**TASK PROMPT:**
Print exactly what the entries say, line by line, from the first line down to the one with "for (int o = tid;", inclusive.

**SUPPLIED RECORDS:**
==========

__device__ __forceinline__ void block_partials(const float (&s)[16], float* red, int tpr, int rpi, int chunk, float* __restrict__ part) {
  const int tid = threadIdx.x;
#pragma unroll
  for (int j = 0; j < 16; ++j) red[j * BN_T + tid] = s[j];
  __syncthreads();
  float* dst = part + ((size_t)blockIdx.y * gridDim.x + blockIdx.x) * 2 * chunk;
  for (int o = tid; o < 2 * chunk; o += BN_T) {
    const int pl = o / chunk, ch = o - pl * chunk;
    const int j = pl * 8 + (ch & 7), t0 = ch >> 3;
    float a = 0.f;
    for (int g = 0; g < rpi; ++g) a += red[j * BN_T + g * tpr + t0];
    dst[o] = a;
  }
}
__device__ __forceinline__ void sum_partials(const float* __restrict__ part, int S, int chunk, double* dred, double& a1, double& a2) {
  const int tid = threadIdx.x;
  const int lanes = chunk >> 1;
  const int G = BN_T / lanes, lane = tid % lanes, g = tid / lanes;
  const f32x4* src = reinterpret_cast<const f32x4*>(part + (size_t)blockIdx.x * S * 2 * chunk) + lane;
  double acc[4] = {0.0, 0.0, 0.0, 0.0};
  int sl = g;
  for (; sl + 3 * G < S; sl += 4 * G) {
    f32x4 v[4];
#pragma unroll
    for (int u = 0; u < 4; ++u) v[u] = src[(size_t)(sl + u * G) * lanes];
#pragma unroll
    for (int u = 0; u < 4; ++u)
#pragma unroll
      for (int i = 0; i < 4; ++i) acc[i] += (double)v[u][i];
  }
  for (; sl < S; sl += G) {
    const f32x4 v = src[(size_t)sl * lanes];
#pragma unroll
    for (int i = 0; i < 4; ++i) acc[i] += (double)v[i];
  }
#pragma unroll
  for (int i = 0; i < 4; ++i) dred[(g * lanes + lane) * 4 + i] = acc[i];
  __syncthreads();
  a1 = 0.0; a2 = 0.0;
  if (tid < chunk) {
    const int l1 = tid >> 2, l2 = (chunk >> 2) + (tid >> 2), i = tid & 3;
    for (int g2 = 0; g2 < G; ++g2) { a1 += dred[(g2 * lanes + l1) * 4 + i]; a2 += dred[(g2 * lanes + l2) * 4 + i]; }
  }
}

__global__ __launch_bounds__(BN_T) void bn_stats_kernel(const float* __restrict__ x, long ldx, long M, int C, long rows_per_block,
                                                        float* __restrict__ part) {
  __shared__ __attribute__((aligned(16))) float red[16 * BN_T];
  const int chunk = chunk_of(C), tpr = chunk >> 3, rpi = BN_T / tpr;
  const int tid = threadIdx.x, cg = tid % tpr, rg = tid / tpr;
  const int c0 = blockIdx.y * chunk + 8 * cg;
  const long r0 = (long)blockIdx.x * rows_per_block, r1 = r0 + rows_per_block < M ? r0 + rows_per_block : M;
  float s[16], sh[8];
#pragma unroll
  for (int j = 0; j < 16; ++j) s[j] = 0.f;
  ld8(x + c0, sh);
  {
    const long step = rpi;
    long r = r0 + rg;
    for (; r + 3 * step < r1; r += 4 * step) {
      float v[4][8];
#pragma unroll
      for (int u = 0; u < 4; ++u) ld8(x + (r + u * step) * ldx + c0, v[u]);
#pragma unroll
      for (int u = 0; u < 4; ++u)
#pragma unroll
        for (int j = 0; j < 8; ++j) { const float d = v[u][j] - sh[j]; s[j] += d; s[8 + j] = __builtin_fmaf(d, d, s[8 + j]); }
    }
    for (; r < r1; r += step) {
      float v[8];
      ld8(x + r * ldx + c0, v);
#pragma unroll
      for (int j = 0; j < 8; ++j) { const float d = v[j] - sh[j]; s[j] += d; s[8 + j] = __builtin_fmaf(d, d, s[8 + j]); }
    }
  }
  block_partials(s, red, tpr, rpi, chunk, part);
}
__global__ __launch_bounds__(BN_T) void bn_stats_finish_kernel(const float* __restrict__ x, const float* __restrict__ part, int S, long M, int C,
                                                               float* __restrict__ mean, float* __restrict__ invstd, float* __restrict__ run_mean,
                                                               float* __restrict__ run_var, float momentum, float eps) {
  __shared__ __attribute__((aligned(16))) double dred[4 * BN_T];
  const int chunk = chunk_of(C), tid = threadIdx.x;
  double a1, a2;
  sum_partials(part, S, chunk, dred, a1, a2);
  if (tid < chunk) {
    const int c = blockIdx.x * chunk + tid;
    const double m1 = a1 / (double)M;
    const double mu = (double)x[c] + m1;
    double var = a2 / (double)M - m1 * m1;
    var = var > 0.0 ? var : 0.0;
    mean[c] = (float)mu;
    invstd[c] = (float)(1.0 / sqrt(var + (double)eps));
    if (run_mean) run_mean[c] = (float)((1.0 - (double)momentum) * (double)run_mean[c] + (double)momentum * mu);
    if (run_var) run_var[c] = (float)((1.0 - (double)momentum) * (double)run_var[c] + (double)momentum * (M > 1 ? var * (double)M / (double)(M - 1) : var));
  }
}

template <bool RES, bool RELU>
__global__ __launch_bounds__(BN_T) void bn_apply_fwd_kernel(const float* __restrict__ x, long ldx, const float* __restrict__ res, long ldr,
                                                            const float* __restrict__ mean, const float* __restrict__ stat2, int is_var, float eps,
                                                            const float* __restrict__ gamma, const float* __restrict__ beta,
                                                            float* __restrict__ y, uint8_t* __restrict__ bits, long M, int C) {
  const Geom gm = geom(C);
  const int tid = threadIdx.x, cg = tid % gm.tpr, rg = tid / gm.tpr;
  if (rg >= gm.rpi) return;
  float mu[8], k[8], b[8];
  ld8(mean + 8 * cg, mu); ld8(stat2 + 8 * cg, k);
  if (gamma) { float g[8]; ld8(gamma + 8 * cg, g);
#pragma unroll
    for (int j = 0; j < 8; ++j) k[j] = (is_var ? 1.f / sqrtf(k[j] + eps) : k[j]) * g[j];
  } else {
#pragma unroll
    for (int j = 0; j < 8; ++j) k[j] = is_var ? 1.f / sqrtf(k[j] + eps) : k[j];
  }
  if (beta) ld8(beta + 8 * cg, b);
  else {
#pragma unroll
    for (int j = 0; j < 8; ++j) b[j] = 0.f;
  }
  const long step = (long)gridDim.x * gm.rpi;
  for (long r = (long)blockIdx.x * gm.rpi + rg; r < M; r += 4 * step) {
    float v[4][8], q[4][8];
#pragma unroll
    for (int u = 0; u < 4; ++u)
      if (r + u * step < M) { ld8(x + (r + u * step) * ldx + 8 * cg, v[u]); if (RES) ld8(res + (r + u * step) * ldr + 8 * cg, q[u]); }
#pragma unroll
    for (int u = 0; u < 4; ++u) {
      if (r + u * step >= M) break;
      unsigned m = 0u;
#pragma unroll
      for (int j = 0; j < 8; ++j) {
        float t = __builtin_fmaf(v[u][j] - mu[j], k[j], b[j]);
        if (RES) t += q[u][j];
        if (RELU) { m |= (t > 0.f ? 1u : 0u) << j; t = t > 0.f ? t : 0.f; }
        v[u][j] = t;
      }
      st8(y + (r + u * step) * (long)C + 8 * cg, v[u]);
      if (RELU && bits) bits[(r + u * step) * gm.tpr + cg] = (uint8_t)m;
    }
  }
}
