#define ISSUE_TILE(kt, stage)                                                                              \
    {                                                                                                      \
        T* dstA = sStage + (stage) * STAGE;                                                                \
        T* dstB = dstA + BM * BK;                                                                          \
        if (plain) {                                                                                       \
            const bool cut = (kt) == nk - 1 && !ktail_ok;                                                  \
            _Pragma("unroll") for (int j = 0; j < 4; ++j)                                                  \
                lds_dma16(rsA, (lptr_t)(dstA + (wave * 4 + j) * 8 * BK), cut ? OOB : va[j], (kt) * 128);   \
        } else {                                                                                           \
            const bool kvalid = kr < a.R;                                                                  \
            _Pragma("unroll") for (int j = 0; j < 4; ++j) {                                                \
                int hr = bh[j] + kr, wr = bw[j] + ks;                                                      \
                unsigned voff;                                                                             \
                if (STRIDED) {                                                                             \
                    bool v = kvalid && hr >= 0 && wr >= 0 && ((hr & hmask) == 0) && ((wr & wmask) == 0);   \
                    int hi = hr >> a.ish, wi = wr >> a.isw;                                                \
                    v = v && hi < a.H && wi < a.W;                                                         \
                    voff = v ? (unsigned)(off0[j] + (hi * a.W + wi) * a.ldx + kc) * (unsigned)ES : OOB;    \
                } else {                                                                                   \
                    bool v = kvalid && (unsigned)hr < (unsigned)a.H && (unsigned)wr < (unsigned)a.W;       \
                    voff = v ? (unsigned)(off0[j] + tapoff) * (unsigned)ES : OOB;                          \
                }                                                                                          \
                __builtin_amdgcn_raw_ptr_buffer_load_lds(rsA, (lptr_t)(dstA + (wave * 4 + j) * 8 * BK), 16, voff, 0, 0, 0); \
            }                                                                                              \
        }                                                                                                  \
        if (MODE == 2) {                                                                                   \
            const bool kv2 = ((kt) * BK + csrc * CE) < a.Kg;                                               \
            _Pragma("unroll") for (int j = 0; j < JB; ++j) {                                               \
                unsigned voff = (kv2 && woff[j] != OOB) ? woff[j] + (unsigned)wk * (unsigned)ES : OOB;     \
// ... 5 lines not shown
            _Pragma("unroll") for (int j = 0; j < JB; ++j) {                                               \
                T* dst = gvalid[j] ? dstB + (j * NW + wave) * 8 * BK : sDummy;                             \
                lds_dma16(rsB, (lptr_t)dst, woff[j], (kt) * 128);                                          \
            }                                                                                              \
        }                                                                                                  \
        if (!plain) {                                                                                      \
            kc += BK;                                                                                      \
            tapoff += BK;                                                                                  \
            if (MODE == 2) wk += BK;                                                                       \
            while (kc >= a.C) {                                                                            \
                kc -= a.C;                                                                                 \
                tapoff += a.ldx - a.C;                                                                     \
                if (MODE == 2) wk += a.C;                       \
                if (++ks == a.S) { ks = 0; ++kr; tapoff += rowstep - colwrap; if (MODE == 2) wk += wrowskip; } \
            }                                                                                              \
        }                                                                                                  \
    }

    f32x4_t acc[NT][4];
#pragma unroll
    for (int i = 0; i < NT; ++i)
#pragma unroll
        for (int j = 0; j < 4; ++j) acc[i][j] = f32x4_t{0.f, 0.f, 0.f, 0.f};
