# Antibas/eaQHM-analysis-and-synthesis-in-Python

Hardware: AMD Instinct MI355X
Metric: analysis_frames_per_sec (higher is better)
Workload: dtype f64; 1 GPU; synth16k_60s_female_maxAdpt5; samples=960000, fs=16000, ls_frames_per_adaptation=63936, adaptations_executed=5, Kmax=59, track_bytes=906240000, parallelism=instants sharded x1 by LS cost; boundary records all-gathered per adaptation

## Files before the change

eaqhm-analysis-and-synthesis-in-python_amd/csrc/eaqhm_ls_tile.hip:

```cpp
#include <type_traits>
#include "eaqhm_ls_common.h"
#include "eaqhm_ls_chol.h"
#include "eaqhm_ls_a0.h"
#include "eaqhm_ls_tilemap.h"
#include "eaqhm_ls_twunits.h"
#include "eaqhm_ls_gather.h"
#include "eaqhm_ls_tilelds.h"
#include "eaqhm_ls_tilexch.h"

namespace eaqhm {
bool ls_a0tile_fits(const LsArgs& A);
int launch_ls_a0tile(eaqhm_ctx* ctx, LsArgs A);

#define DIAG_OWNER(jb, nt) ((int)TL_DIAG[nt][jb])
#define TL_THREADS 512
#define TL_WAVES 8
#define TL_CW 8
static_assert(TLL_TILE == TL_TILE && TLL_DG_TILE == DG_TILE, "eaqhm_ls_tilelds.h and eaqhm_ls_chol.h disagree");
static_assert(TX_DFLAG_BYTE == 8 * (4 * TL_NTMAX * TL_TILE + 2 * TL_TILE + DGP_DOUBLES + 128 + 256), "eaqhm_ls_tilexch.h: where tile_frame puts dflag");

__device__ inline void fetch_next_header(const LsArgs& A, TlHead* hd, int C, int nbuf, int lane) {
  int* cls = uni(A.cls);
  int item = 0;
  if (lane == 0) item = atomicAdd(cls + 8 + C, 1);
  item = uni(item);
  int f = -1;
  if (item < uni(cls[C])) f = uni(cls[16 + (size_t)C * uni(A.n_frames) + item]);
  if (f >= 0) {
    const int* tab = (lane == 0) ? A.ncol : (lane == 1) ? A.frame_c : (lane == 2) ? A.frame_wl : A.frame_inst;
    if (lane < 4) (&hd->n)[lane] = tab[f];
    const int Kmax = uni(A.Kmax);
    if (lane < TL_NSLOT && lane < Kmax) hd->cols[nbuf][lane] = A.cols[(size_t)f * Kmax + lane];
  }
  if (lane == 0) { hd->f = f; hd->buf = nbuf; hd->cls = C; }
}

__device__ inline void tw_step(d4 (&g)[9], double aR, double aI, double bR, double bI, double nk) {
  const double sA = aR + aI, dB = bI - bR;
  const double naR = nk * aR, naI = nk * aI, nsA = nk * sA;
  const double nbR = nk * bR, nbI = nk * bI, ndB = nk * dB;
  g[0] = __builtin_amdgcn_mfma_f64_16x16x4f64(aR, bR, g[0], 0, 0, 0);
  g[1] = __builtin_amdgcn_mfma_f64_16x16x4f64(aI, bI, g[1], 0, 0, 0);
// ... 45 lines not shown
  g0[0] = __builtin_amdgcn_mfma_f64_16x16x4f64(aR, bR, g0[0], 0, 0, 0);
  g1[0] = __builtin_amdgcn_mfma_f64_16x16x4f64(aR, nbR, g1[0], 0, 0, 0);
  g0[1] = __builtin_amdgcn_mfma_f64_16x16x4f64(aR, bI, g0[1], 0, 0, 0);
  g1[1] = __builtin_amdgcn_mfma_f64_16x16x4f64(aR, nbI, g1[1], 0, 0, 0);
  g0[0] = __builtin_amdgcn_mfma_f64_16x16x4f64(aI, bI, g0[0], 0, 0, 0);
  g1[0] = __builtin_amdgcn_mfma_f64_16x16x4f64(aI, nbI, g1[0], 0, 0, 0);
  g0[1] = __builtin_amdgcn_mfma_f64_16x16x4f64(maI, bR, g0[1], 0, 0, 0);
  g1[1] = __builtin_amdgcn_mfma_f64_16x16x4f64(maI, nbR, g1[1], 0, 0, 0);
}
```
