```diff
@@ -606,8 +646,9 @@
 __global__ __launch_bounds__(kFrameThreads, sizeof(T) == 4 ? 6 : 8) void k_decode_frames(const uint8_t* __restrict__ terse, uint64_t terse_bytes,
                                                                const uint64_t* __restrict__ frame_offsets, FrameGeom g,
                                                                T* __restrict__ pixels_out, uint32_t* __restrict__ defer,
-                                                               uint32_t* __restrict__ status) {
-    decode_frame_body<T, 0, false, LINES>(terse, terse_bytes, frame_offsets, g, pixels_out, defer, status, blockIdx.x, nullptr, nullptr);
+                                                               uint32_t* __restrict__ status, uint64_t ws_expect, uint64_t ws_tag) {
+    decode_frame_body<T, 0, false, LINES>(terse, terse_bytes, frame_offsets, g, pixels_out, defer, status, blockIdx.x, nullptr, nullptr,
+                                          nullptr, ws_expect, ws_tag);
 }
 
 template <typename T>
@@ -745,10 +786,22 @@
 static hipError_t launch_decode_frames_t(const DecodeArgs& a, hipStream_t st) {
     uint32_t* defer = a.defer && a.seg_ws ? a.defer : nullptr;
     const bool chain = a.chain && a.parts && a.parts_per_frame > 1u;
+    bool fold = defer && !chain && !(a.parts && a.parts_per_frame > 1u) && a.n_frames < (1u << kArriveBits) && seg_single_wave(a.geom, a.n_frames);
+#ifdef TRPX_DEFER_STATS
+    fold = false;
+#endif
+    const uint64_t expect = fold ? a.ws_expect : kWsLegacy;
     if (chain) {
         if (!defer) return hipErrorInvalidValue;
         const hipError_t e = launch_chain_zero(a, (uint32_t)PixelTraits<T>::bits, true, st);
         if (e != hipSuccess) return e;
+    } else if (fold) {
+        if (expect == 0) {
+            uint64_t* const slots = reinterpret_cast<uint64_t*>(defer) - kDeferSlots * kDeferSlotWords;
+            constexpr uint64_t n = kDeferSlots * kDeferSlotWords + 1, t = kDeferSlots * kDeferSlotWords - kDeferTagOff;
+            if (a.ws_capturing) hipLaunchKernelGGL(k_zero_words<0>, dim3(1), dim3(kThreads), 0, st, slots, t, slots + t + 1, n - t - 1);
+            else hipLaunchKernelGGL(k_zero_words<0>, dim3(1), dim3(kThreads), 0, st, slots, n, static_cast<uint64_t*>(nullptr), (uint64_t)0);
+        }
     } else
         hipLaunchKernelGGL(k_zero_words<0>, dim3(1), dim3(kThreads), 0, st,
                            defer ? reinterpret_cast<uint64_t*>(defer) - kDeferSlots * kDeferSlotWords : static_cast<uint64_t*>(nullptr),
@@ -789,11 +842,12 @@
                            static_cast<const uint32_t*>(nullptr));
     } else if ((a.geom.n_values * sizeof(T)) % 128u == 0u && (uintptr_t)a.pixels_out % 128u == 0u)
         hipLaunchKernelGGL((k_decode_frames<T, false>), dim3(a.n_frames), dim3(kFrameThreads), 0, st, a.terse, (uint64_t)a.terse_bytes,
-                           a.frame_offsets, a.geom, static_cast<T*>(a.pixels_out), defer, a.status);
+                           a.frame_offsets, a.geom, static_cast<T*>(a.pixels_out), defer, a.status, expect, fold ? a.ws_tag : 0ull);
     else
         hipLaunchKernelGGL((k_decode_frames<T, true>), dim3(a.n_frames), dim3(kFrameThreads), 0, st, a.terse, (uint64_t)a.terse_bytes,
-                           a.frame_offsets, a.geom, static_cast<T*>(a.pixels_out), defer, a.status);
+                           a.frame_offsets, a.geom, static_cast<T*>(a.pixels_out), defer, a.status, expect, fold ? a.ws_tag : 0ull);
     prof.mark(st);
+    if (fold && a.ws_tag && a.ws_clean_out && hipPeekAtLastError() == hipSuccess) *a.ws_clean_out = true;
     if (defer) {
         const hipError_t e = launch_decode_deferred(PixelTraits<T>::bits == 8 ? (PixelTraits<T>::is_signed ? 1 : 0)
                                                     : PixelTraits<T>::bits == 16 ? (PixelTraits<T>::is_signed ? 3 : 2)
diff --git a/trpx_amd/csrc/encode_fused.hip b/trpx_amd/csrc/encode_fused.hip
--- a/trpx_amd/csrc/encode_fused.hip
+++ b/trpx_amd/csrc/encode_fused.hip
@@ -839,6 +839,28 @@
         const char* p = static_cast<const char*>(g_clean[i].ptr);
         if (p != keep && (!lo || (p >= a && p < a + bytes))) { g_clean[i] = g_clean.back(); g_clean.pop_back(); } else ++i;
     }
+}
+
+uint64_t clean_ws_take(const void* ptr, uint32_t elem, uint32_t n_frames, uint32_t n_blocks, uint64_t* new_tag) {
+    int device = -1;
+    (void)hipGetDevice(&device);
+    const CleanSig sig{elem, 0u, n_frames, n_blocks};
+    std::lock_guard<std::mutex> lk(g_clean_mu);
+    *new_tag = g_next_tag++;
+    for (size_t i = 0; i < g_clean.size(); ++i)
+        if (g_clean[i].device == device && g_clean[i].ptr == ptr) {
+            const uint64_t t = g_clean[i].sig == sig ? g_clean[i].tag : 0ull;
+            g_clean[i] = g_clean.back(); g_clean.pop_back();
+            return t;
+        }
+    return 0ull;
+}
+void clean_ws_put(const void* ptr, uint32_t elem, uint32_t n_frames, uint32_t n_blocks, uint64_t tag) {
+    int device = -1;
+    (void)hipGetDevice(&device);
+    std::lock_guard<std::mutex> lk(g_clean_mu);
+    if (g_clean.size() >= 64) g_clean.erase(g_clean.begin());
+    g_clean.push_back(CleanWs{device, ptr, CleanSig{elem, 0u, n_frames, n_blocks}, tag});
 }
 
 template <typename T>
diff --git a/trpx_amd/csrc/encode_kernels.hpp b/trpx_amd/csrc/encode_kernels.hpp
--- a/trpx_amd/csrc/encode_kernels.hpp
+++ b/trpx_amd/csrc/encode_kernels.hpp
@@ -50,6 +50,9 @@
     void*           part_ws = nullptr;
     bool            index_given = false;
     bool            chain = false;
+    uint64_t        ws_expect = 0, ws_tag = 0;
+    bool            ws_capturing = false;
+    bool*           ws_clean_out = nullptr;
 };
 uint32_t parts_per_frame(const FrameGeom& g, size_t n_frames);
 size_t part_workspace_bytes(const FrameGeom& g, size_t n_frames);
@@ -65,6 +68,8 @@
 size_t fused_workspace_bytes(const FrameGeom& g, size_t n_frames);
 hipError_t launch_encode_fused(int dtype, const EncodeArgs& a, void* ws, hipStream_t st);
 void fused_ws_forget(const void* lo, size_t bytes, const void* keep = nullptr);
+uint64_t clean_ws_take(const void* ptr, uint32_t elem, uint32_t n_frames, uint32_t n_blocks, uint64_t* new_tag);
+void clean_ws_put(const void* ptr, uint32_t elem, uint32_t n_frames, uint32_t n_blocks, uint64_t tag);
 hipError_t launch_decode(int dtype, const DecodeArgs& a, bool have_offsets, hipStream_t st);
 hipError_t launch_decode_convert(int dtype, const DecodeArgs& a, int stream_signed, bool have_offsets, hipStream_t st);
 hipError_t launch_decode_fast(int dtype, const DecodeArgs& a, bool have_index, hipStream_t st, bool per_frame = false);
```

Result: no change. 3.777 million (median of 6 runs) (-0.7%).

==========

**REPLY:**
__device__ __forceinline__ void block_partials(const float (&s)[16], float* red, int tpr, int rpi, int chunk, float* __restrict__ part) {
  const int tid = threadIdx.x;
#pragma unroll
  for (int j = 0; j < 16; ++j) red[j * BN_T + tid] = s[j];
  __syncthreads();
  float* dst = part + ((size_t)blockIdx.y * gridDim.x + blockIdx.x) * 2 * chunk;
  for (int o = tid; o < 2 * chunk; o += BN_T) {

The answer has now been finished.